2013-08-27 Thread Stefan Behnel

Stefan Behnel added the comment:

 Putting _setevents aside for the moment,

Agreed, obviously.


 XMLParser is a clean and simple API. Its output is only push (by calling 
 callbacks on the target). It doesn't deal with Elements at all.

We already agreed on that, too. Keep things simple.


 It decomposes the input XML and produces push events. That's it. It doesn't 
 even have to interact with the target to a larger extent than pushing 
 callback calls to it.

It does, though. That's essentially how iterparse works. I.e. the API between 
parser and target that I'm using here is already there. And has been for years. 
And I think that the feature in question shows that this was a particularly 
good design. Thank you Fredrik!


 You propose to add a completely different mode of operation to it, controlled 
 by a constructor flag. In collect_events mode, XMLParser undergoes a 
 transformation.

We clearly disagree here.


 Coupled with weird targets, its semantics become totally unclear.

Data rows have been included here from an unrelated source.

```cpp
int qzstd_hip_find_sequences(int device, void *stream, int level, const void *d_src,
                             const qzstd_hip_block_t *d_blocks, uint32_t nBlocks, uint32_t maxBlockLen,
                             void *d_seqs, uint32_t *d_nseq, void *d_work, size_t workBytes)
{
    LaunchArgs a;
    if (nBlocks == 0) return 0;
    if (!d_src || !d_blocks || !d_seqs || !d_nseq) return fail_msg("qzstd_hip_find_sequences: null pointer");
    if (maxBlockLen > QZSTD_HIP_BLOCK_MAX) return fail_msg("qzstd_hip_find_sequences: block larger than 128 KiB");
    if (qzstd_hip_profile_for_level(level, maxBlockLen, &a.prof))
        return fail_msg("qzstd_hip_find_sequences: level outside 1..12 (optionally | QZSTD_HIP_LEVEL_REPCODES)");
    if (a.prof.tileLog != kTileLog || a.prof.extLog < 8 || a.prof.extLog > 15 || a.prof.capLen > 48 || a.prof.capLen < 32 ||
        a.prof.minMatch < 4 || a.prof.hashBytes < 4 || a.prof.hashBytes > 8 || a.prof.repWin > 16 || a.prof.chainDepth > 64 ||
        a.prof.lazy > 4 || (a.prof.subTileLog != 0u && a.prof.subTileLog != 6u) || (a.prof.segLog != 0u && (a.prof.segLog < kTileLog || a.prof.segLog > 17u)) ||
        (a.prof.chainDepth && (a.prof.subTileLog != 6u || a.prof.longSize || a.prof.nearTab)) || (a.prof.longSize && a.prof.subTileLog))
        return fail_msg("qzstd_hip_find_sequences: unsupported profile");
    const size_t lds = qzstd_hip_lds_bytes(level, maxBlockLen);
    if (lds == 0) return fail_msg("qzstd_hip_find_sequences: LDS budget exceeded");
    QZ_SET_DEVICE(device);
// ... 7 lines not shown
    }
    {
        static std::mutex attrMu;
        static bool attrDone[64];
        std::lock_guard<std::mutex> g(attrMu);
        if (phys(device) < 0) return fail_msg("qzstd_hip_find_sequences: device index out of range");
        if (!attrDone[device]) {
            size_t most = 0;
            for (int l = 1; l <= 12; l++) {
                const size_t b = qzstd_hip_lds_bytes(l, QZSTD_HIP_BLOCK_MAX);
                if (b > most) most = b;
            }
            for (const void *f : kLaunchKernels)
                QZ_CHECK(hipFuncSetAttribute(f, hipFuncAttributeMaxDynamicSharedMemorySize, (int)most),
                         "hipFuncSetAttribute(MaxDynamicSharedMemorySize)");
            attrDone[device] = true;
        }
    }
    a.chain = nullptr;
    a.pwWords = 0;
    a.chainStride = 0;
    a.chainEntries = 0;
    a.orderedLds = 0;
    if (a.prof.chainDepth) {
        a.orderedLds = (uint32_t)probe_lds_order(device, phys(device));
        const size_t need = qzstd_hip_workspace_bytes(level, nBlocks, maxBlockLen);
        if (!d_work || workBytes < need) return fail_msg("qzstd_hip_find_sequences: workspace missing or too small (qzstd_hip_workspace_bytes)");
        a.chain = static_cast<uint4 *>(d_work);
        a.chainStride = (uint32_t)(need / nBlocks / sizeof(uint4));
        a.chainEntries = (uint32_t)(need / nBlocks / (4u * QZSTD_HIP_CHAIN_ENTRY_LINKS + 4u)) * kEQ;
// ... 7 lines not shown
    if (a.prof.segLog != 12u) return fail_msg("qzstd_hip_find_sequences: unsupported profile (the deferred parse of a launch works on 4 KiB segments)");
    a.src = static_cast<const uint8_t *>(d_src);
    a.blocks = d_blocks;
    a.seqs = static_cast<uint4 *>(d_seqs);
    a.nseq = d_nseq;
#ifdef QZ_DEBUG_DUMP
    { const char *ab = getenv("QZSTD_HIP_ABLATE"); a.dbg = ab ? (uint32_t)atoi(ab) : 0u; }
#endif
#ifdef QZ_DEBUG_DUMP
    size_t ldsLaunch = lds;
    { const char *pad = getenv("QZSTD_HIP_LDS_PAD"); if (pad) ldsLaunch += (size_t)atoi(pad); }
#else
    const size_t ldsLaunch = lds;
#endif
    const dim3 grid(nBlocks), wg(kThreads);
    const void *kernel = kLaunchKernels[variant_index(a.prof, maxBlockLen <= kRing)];
    void *kargs[1] = { &a };
    if (!a.prof.chainDepth && ((a.prof.tableSize & (a.prof.tableSize - 1u)) != 0u || (a.prof.longSize & (a.prof.longSize - 1u)) != 0u || a.prof.hashBytes > 7u))
        return fail_msg("qzstd_hip_find_sequences: unsupported profile (tables below the chain levels are powers of two, hashBytes <= 7)");
    QZ_CHECK(hipLaunchKernel(kernel, grid, wg, kargs, ldsLaunch, (hipStream_t)stream), "launch qzstd_find_sequences_kernel");
    QZ_CHECK(hipGetLastError(), "launch qzstd_find_sequences_kernel");
    if (big && bigLock.owns_lock()) {
        Service &sv = g_svc[device];
        int k = sv.bigNext;
        for (int tries = 0; tries < Service::kBig && sv.bigUsed[k]; tries++) {
            if (hipEventQuery(sv.bigEv[k]) != hipErrorNotReady) { (void)hipGetLastError(); sv.bigUsed[k] = false; break; }
            k = (k + 1) % Service::kBig;
        }
        if (sv.bigUsed[k]) { (void)hipEventSynchronize(sv.bigEv[k]); (void)hipGetLastError(); }
        sv.bigNext = (k + 1) % Service::kBig;
        if (!sv.bigEv[k] && hipEventCreateWithFlags(&sv.bigEv[k], hipEventDisableTiming) != hipSuccess) { sv.bigEv[k] = nullptr; (void)hipGetLastError(); }
        if (sv.bigEv[k] && hipEventRecord(sv.bigEv[k], (hipStream_t)stream) == hipSuccess) { sv.bigUsed[k] = true; sv.bigLds[k] = lds; }
        else (void)hipGetLastError();
    }
    return 0;
}

int qzstd_hip_occupancy(int device, int level)
{
    qzstd_hip_profile_t p;
    if (qzstd_hip_profile_for_level(level, QZSTD_HIP_BLOCK_MAX, &p)) return fail_msg("qzstd_hip_occupancy: bad level");
    const size_t lds = qzstd_hip_lds_bytes(level, QZSTD_HIP_BLOCK_MAX);
    QZ_SET_DEVICE(device);
    const void *k = kLaunchKernels[variant_index(p, false)];
    (void)hipFuncSetAttribute(k, hipFuncAttributeMaxDynamicSharedMemorySize, (int)lds);
    int n = 0;
    QZ_CHECK(hipOccupancyMaxActiveBlocksPerMultiprocessor(&n, k, kThreads, lds), "hipOccupancyMaxActiveBlocksPerMultiprocessor");
    return n;
}

// ... 295 lines not shown
```

qat-zstd-plugin_amd/host/qatseqprod.c:

```c
#ifndef _GNU_SOURCE
#define _GNU_SOURCE
#endif
#include "qatseqprod.h"
#include "qzstd_hip.h"

#include <fcntl.h>
#include <pthread.h>
#include <sched.h>
#include <stdint.h>
#include <stdio.h>
#include <stdlib.h>
#include <string.h>
#include <emmintrin.h>
#include <sys/prctl.h>
#include <sys/syscall.h>
#include <sys/types.h>
#include <time.h>
#include <unistd.h>

#ifndef DEBUGLEVEL
#define DEBUGLEVEL 0
#endif

#define QZ_LEVEL_MIN 1
// ... 105 lines not shown
    int svcItemBytes;
    int svcSpinUs;
    unsigned long devBlocks[QZ_MAX_DEVICES][3];
    pthread_mutex_t mutex;
    int numa;
    int numaThreadNode;
    int devNode[QZ_MAX_DEVICES];
    unsigned int nodeNext[QZ_NUMA_NODES_MAX], anyNext;
    int svcSpinSet;
    int liveStates;
    struct QZSTD_Batcher_S *hb;
    int hintBatches;
    unsigned int gen;
    int hintCompact;
    int stageNt;
    int hintDirect;
} QZSTD_Process_T;

static QZSTD_Process_T gProc = { .status = QZSTD_FAIL, .coalesce = 1, .timeoutMs = QZ_DEFAULT_TIMEOUT_MS, .splitBlocks = 1, .service = 1,
                                 .svcItemBytes = 4096, .svcSpinUs = 400, .mutex = PTHREAD_MUTEX_INITIALIZER, .numa = 1, .numaThreadNode = -1,
                                 .hintBatches = 4 };

#define QZ_HINT_MAX_BYTES ((size_t)16 << 20)
#define QZ_HINT_PITCH ((size_t)16384)
#define QZ_HINT_PARTS 16
#define QZ_COUNT_PENDING 0xFFFFFFFDu
#define QZ_HINTS 4
#define QZ_CONTENT_LOOKUP_BLOCKS 256u
typedef struct {
    int st;
    int dev, area;
// ... 1047 lines not shown
    a->stuck = 0;
    bt->open = k;
    return k;
}

static void qzAreaRetire(QZSTD_Batcher_T *bt, int ai)
{
    QZSTD_Area_T *a = &bt->area[ai];
    int k;
    if (a->stuck) qzOrphanArea(a, bt->device, a->stream >= 0 ? bt->str[a->stream].stream : NULL);
    for (k = 0; k < QZ_HB_STREAMS_MAX; k++)
        if (bt->str[k].last == ai && !bt->str[k].stuck) bt->str[k].last = -1;
    a->st = QZ_AREA_FREE;
}

static int qzLaunchArea(QZSTD_Session_T *s, QZSTD_Batcher_T *bt, QZSTD_Area_T *a, QZSTD_BStream_T *q)
{
    const int dev = bt->device;
    const size_t work = qzstd_hip_workspace_bytes(a->level, a->nBlocks, (unsigned int)a->block);
    unsigned long t0;
    int direct, rc;
    if (!q->stream && !(q->stream = qzstd_hip_stream_create(dev))) return -1;
    if (work && !(q->dWork = qzGrowDev(dev, q->dWork, &q->dWorkCap, work))) return -1;
    direct = gProc.hintDirect == 1 || (gProc.hintDirect == 2 && work == 0);
    if (!direct) {
        if (!q->dSrc && !(q->dSrc = (unsigned char *)qzstd_hip_malloc(dev, QZ_HB_SRC_BYTES))) return -1;
        t0 = qzNowNs();
        rc = gProc.hintDirect != 3 ? qzstd_hip_copy_in(dev, q->stream, q->dSrc, a->dvSrc, a->srcUsed)
                                   : qzstd_hip_memcpy_h2d(dev, q->stream, q->dSrc, a->hSrc, a->srcUsed);
        if (s) s->hintCopyCallNs += qzNowNs() - t0;
        if (rc) return -1;
    }
    t0 = qzNowNs();
    rc = qzstd_hip_find_sequences(dev, q->stream, a->level, direct ? a->dvSrc : q->dSrc, (const qzstd_hip_block_t *)a->dvDesc, a->nBlocks,
                                  (unsigned int)a->block, a->dvSeqs, (unsigned int *)a->dvCount, q->dWork, q->dWorkCap);
    if (s) s->hintLaunchCallNs += qzNowNs() - t0;
    if (rc) return -1;
    __atomic_fetch_add(&gProc.devBlocks[dev][0], (unsigned long)a->nBlocks, __ATOMIC_RELAXED);
    __atomic_fetch_add(&bt->launches, 1ul, __ATOMIC_RELAXED);
    __atomic_fetch_add(&bt->blocks, (unsigned long)a->nBlocks, __ATOMIC_RELAXED);
    return 0;
}

static void qzAreaFailCounts(QZSTD_Area_T *a)
{
    memset(a->hCount, 0xFF, a->nBlocks * sizeof(unsigned int));
}

static void qzIssueOpen(QZSTD_Session_T *s, QZSTD_Batcher_T *bt, int force, int want)
{
// ... 604 lines not shown
    pthread_mutex_lock(&gProc.mutex);
    {
        const char *dbg = getenv("QZSTD_HIP_DEBUG");
        const char *rep = getenv("QZSTD_HIP_EXT_REPCODES");
        if (dbg && *dbg) qzLogLevel = atoi(dbg);
        gProc.levelFlags = (rep && atoi(rep) > 0) ? QZSTD_HIP_LEVEL_REPCODES : 0;
        gProc.timeoutMs = qzEnvInt("QZSTD_HIP_TIMEOUT_MS", QZ_DEFAULT_TIMEOUT_MS, 1, 600000);
        gProc.splitBlocks = qzEnvInt("QZSTD_HIP_SPLIT_BLOCKS", 1, 0, 1);
        gProc.service = qzEnvInt("QZSTD_HIP_SERVICE", 1, 0, 1);
        gProc.svcItemBytes = qzEnvInt("QZSTD_HIP_SERVICE_ITEM", 4096, 4096, (int)QZSTD_HIP_BLOCK_MAX) & ~4095;
        gProc.svcSpinUs = qzEnvInt("QZSTD_HIP_SERVICE_SPIN_US", 400, 0, 1000000);
        gProc.svcSpinSet = getenv("QZSTD_HIP_SERVICE_SPIN_US") != NULL;
        gProc.hintCompact = qzEnvInt("QZSTD_HIP_HINT_COMPACT", 1, 0, 1);
        gProc.hintBatches = qzEnvInt("QZSTD_HIP_HINT_BATCHES", 4, 1, QZ_HB_STREAMS_MAX);
        gProc.stageNt = qzEnvInt("QZSTD_HIP_STAGE_NT", 1, 0, 1);
        gProc.hintDirect = qzEnvInt("QZSTD_HIP_HINT_DIRECT", 0, 0, 3);
        (void)qzUsableCores();
    }
    if (gProc.status == QZSTD_FAIL) {
        gProc.status = qzstd_hip_device_count() > 0 ? QZSTD_STARTED : QZSTD_FAIL;
        if (gProc.status == QZSTD_FAIL) QZ_LOG(2, "no usable HIP device: %s\n", qzstd_hip_last_error());
    }
    if (gProc.status == QZSTD_STARTED) {
        gProc.status = qzBuildSlots() == QZSTD_OK ? QZSTD_OK : QZSTD_STARTED;
    }
    QZ_LOG(2, "start: status %d, %d device(s), %d slot(s)\n", gProc.status, gProc.numDevices, gProc.numSlots);
    status = gProc.status;
    pthread_mutex_unlock(&gProc.mutex);
    return status;
}

// ... 106 lines not shown
        pthread_mutex_unlock(&gProc.hb[d].mu);
    }
}
void qzstd_test_set_hint_epochs(void *state, unsigned int e)
{
    (void)state;
    qzstd_test_set_area_tags(e);
}
unsigned long qzstd_test_hint_launches(void)
{
    unsigned long n = 0;
    int d;
    for (d = 0; gProc.hb && d < gProc.numDevices; d++) n += __atomic_load_n(&gProc.hb[d].launches, __ATOMIC_RELAXED);
    return n;
}
void qzstd_test_set_service_epochs(unsigned int e)
{
    int i;
    for (i = 0; gProc.slots && i < gProc.numSlots; i++) gProc.slots[i].vEpoch = e & 0xFFFFFFu;
}
#endif


size_t qatSequenceProducer(void *sequenceProducerState, ZSTD_Sequence *outSeqs, size_t outSeqsCapacity,
                           const void *src, size_t srcSize, const void *dict, size_t dictSize,
                           int compressionLevel, size_t windowSize)
{
    QZSTD_Session_T *s = (QZSTD_Session_T *)sequenceProducerState;
    size_t rc;
    int order[QZ_HINTS], n, oi, dev, found;
// ... 40 lines not shown
```

Baseline: 24040.

## Land pinned host input inside the match kernel instead of a separate copy-in

For levels 1-4, the kernel now reads the block directly from pinned host memory and writes it into the device source buffer while it runs. Loads of later tile groups are staged a few iterations ahead and stored into the ring and the device buffer, and the separate refill path is disabled. This removes the separate copy-in before each launch and overlaps the PCIe reads with matching. In exchange, the kernel's progress now depends on host-memory latency, it adds vmcnt waits, and the old direct-read mode is removed.

New measurement: 23160. 3.7% lower.

```diff
diff --git a/include/qzstd_hip.h b/include/qzstd_hip.h
--- a/include/qzstd_hip.h
+++ b/include/qzstd_hip.h
@@ -92,6 +92,10 @@
                              const qzstd_hip_block_t *d_blocks, uint32_t nBlocks,
                              uint32_t maxBlockLen, void *d_seqs, uint32_t *d_nseq,
                              void *d_work, size_t workBytes);
+int qzstd_hip_find_sequences_land(int device, void *stream, int level, const void *d_pinned, void *d_land,
+                                  const qzstd_hip_block_t *d_blocks, uint32_t nBlocks,
+                                  uint32_t maxBlockLen, void *d_seqs, uint32_t *d_nseq,
+                                  void *d_work, size_t workBytes);
 
 int qzstd_hip_occupancy(int device, int level);
 
diff --git a/qat-zstd-plugin_amd/csrc/qzstd_kernels.hip b/qat-zstd-plugin_amd/csrc/qzstd_kernels.hip
--- a/qat-zstd-plugin_amd/csrc/qzstd_kernels.hip
+++ b/qat-zstd-plugin_amd/csrc/qzstd_kernels.hip
@@ -25,6 +25,9 @@
 #define QZ_WAVES_PER_EU 5
 #endif
 #define QZ_OCCUPANCY __attribute__((amdgpu_waves_per_eu(QZ_WAVES_PER_EU)))
+#ifndef QZ_LAND_D
+#define QZ_LAND_D 2
+#endif
 
 #ifdef QZ_DEBUG_DUMP
 #define QZ_PLAP(acc) { const u64 tN = __builtin_amdgcn_s_memtime(); acc += tN - tQ; tQ = tN; }
@@ -744,10 +747,11 @@
 constexpr uint32_t kSvcTabStride = QZ_CHAIN_TABLE;
 static_assert((uint32_t)kMatchWaves * kPvStride <= QZ_CHAIN_TABLE, "the deferred parse's eight windows of parse words must fit in the head table (QZ_CHAIN_TABLE)");
 
-template <bool HAS_LONG, bool REP, bool CHAIN, bool TURNS, bool NEAR, bool DEFER = false>
+template <bool HAS_LONG, bool REP, bool CHAIN, bool TURNS, bool NEAR, bool DEFER = false, bool LAND = false>
 __device__ __forceinline__ uint32_t qz_item(const LaunchArgs &args, const qzstd_hip_block_t &blk, const uint8_t *gsrc, uint4 *out,
-                                            uint4 *chainB, uint32_t *p1B, const HistShare hsh)
-{
+                                            uint4 *chainB, uint32_t *p1B, const HistShare hsh, const uint8_t *pin = nullptr)
+{
+    static_assert(!LAND || (DEFER && !CHAIN), "only the launch kernels below the chain levels land their input");
     extern __shared__ __attribute__((aligned(16))) uint8_t smem[];
     const uint32_t tid = threadIdx.x;
     const uint32_t lane = tid & 63u;
@@ -764,6 +768,7 @@
     if (blk.parseFrom != 0u && (pf.segLog == 0u || (blk.parseFrom & ((1u << pf.segLog) - 1u)) != 0u || blk.parseFrom >= n)) {
         return QZSTD_HIP_NSEQ_ERROR;
     }
+    if (LAND && blk.parseFrom != 0u) return QZSTD_HIP_NSEQ_ERROR;
     if (NEAR && n > kRing) return QZSTD_HIP_NSEQ_ERROR;
     if (DEFER && args.pwWords != 0u && ((n + kTile - 1u) & ~(kTile - 1u)) > args.pwWords) return QZSTD_HIP_NSEQ_ERROR;
     if (DEFER && CHAIN && args.chainEntries != 0u && ((n + kTile - 1u) & ~(kTile - 1u)) * kEQ > args.chainEntries) return QZSTD_HIP_NSEQ_ERROR;
@@ -782,6 +787,8 @@
     uint32_t *turnCtr = pv + kLagT * kPvStride;
     uint32_t *P1odd = turnCtr + QZSTD_HIP_LDS_CTRL / 4u;
     const uint4 *g128 = reinterpret_cast<const uint4 *>(gsrc);
+    const uint4 *in128 = LAND ? reinterpret_cast<const uint4 *>(pin) : g128;
+    uint4 *land128 = const_cast<uint4 *>(g128);
     Src src;
     src.ring = (LdsWords)ring32;
     src.g = (HbmWords)reinterpret_cast<const uint32_t *>(gsrc);
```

Try to come up with a patch for your own proposal that avoids that. You will 
notice that you will be using the existing protocol, thus the target will 
continue to be able to do what it wants. If it's a weird target, then it's a 
weird target because the user said so. But it's the target's very own concern 
to do expected things (build a tree) or do weird things (whatever an example 
for this is).

Except when you disallow using user defined targets, but then, that's an 
arbitrary restriction that ignores what is there already.

As long as you want to keep up the existing separation of concern between 
parser and target (and we agreed on that being a good thing), and as long as 
you don't impose arbitrary (and arbitrarily complex) restrictions on user code, 
you will not be able to prevent the target from doing weird things that 
impact the events being collected by whatever interface you choose for this. 
And why should you?


 XMLParser is not supposed to be an isolated entity. Users should be able to 
 implement custom parsers that provide its API. When the API is simple - 
 feed/close and some callbacks, replacing/ehnancing/faking it is easy. When 
 the API is complex -- two different modes of operation -- it's considerably 
 more difficult.

That's only true when you use it for incremental event parsing. If you don't, 
that part of the API doesn't have to bother you. If you want to implement a 
custom parser that doesn't support event collection, then simply don't support 
the collect_events keyword argument and you're done. Implement read_events() 
by returning an empty iterator, if you like, that's up to you. If you want to 
write a target that prevents parsers from keeping tree fragments alive in 
memory, simply return None from your callback methods and you're done. If you 
want to write a target that changes the Elements that the parser collects, then 
you can do that. Yes, those are actually features. And you could already do 
most of this before.

Remember that it's the users using the parser and providing (or implementing) 
the target. We should let them.


I'm sorry if I sound offensive, but most of what I read as counter arguments in 
this ticket so far was either incomplete or (sometimes) even plain wrong. Some 
seemed pretty close to FUD, but maybe that's just me (and I'm guilty here too, 
I guess - sorry for that). Now, how could this discussion possibly give the me 
impression that everyone has the same level of understanding? Even your comment 
about weird targets, right above, after going through all of this discussion, 
makes me wonder if you really know how all of this works.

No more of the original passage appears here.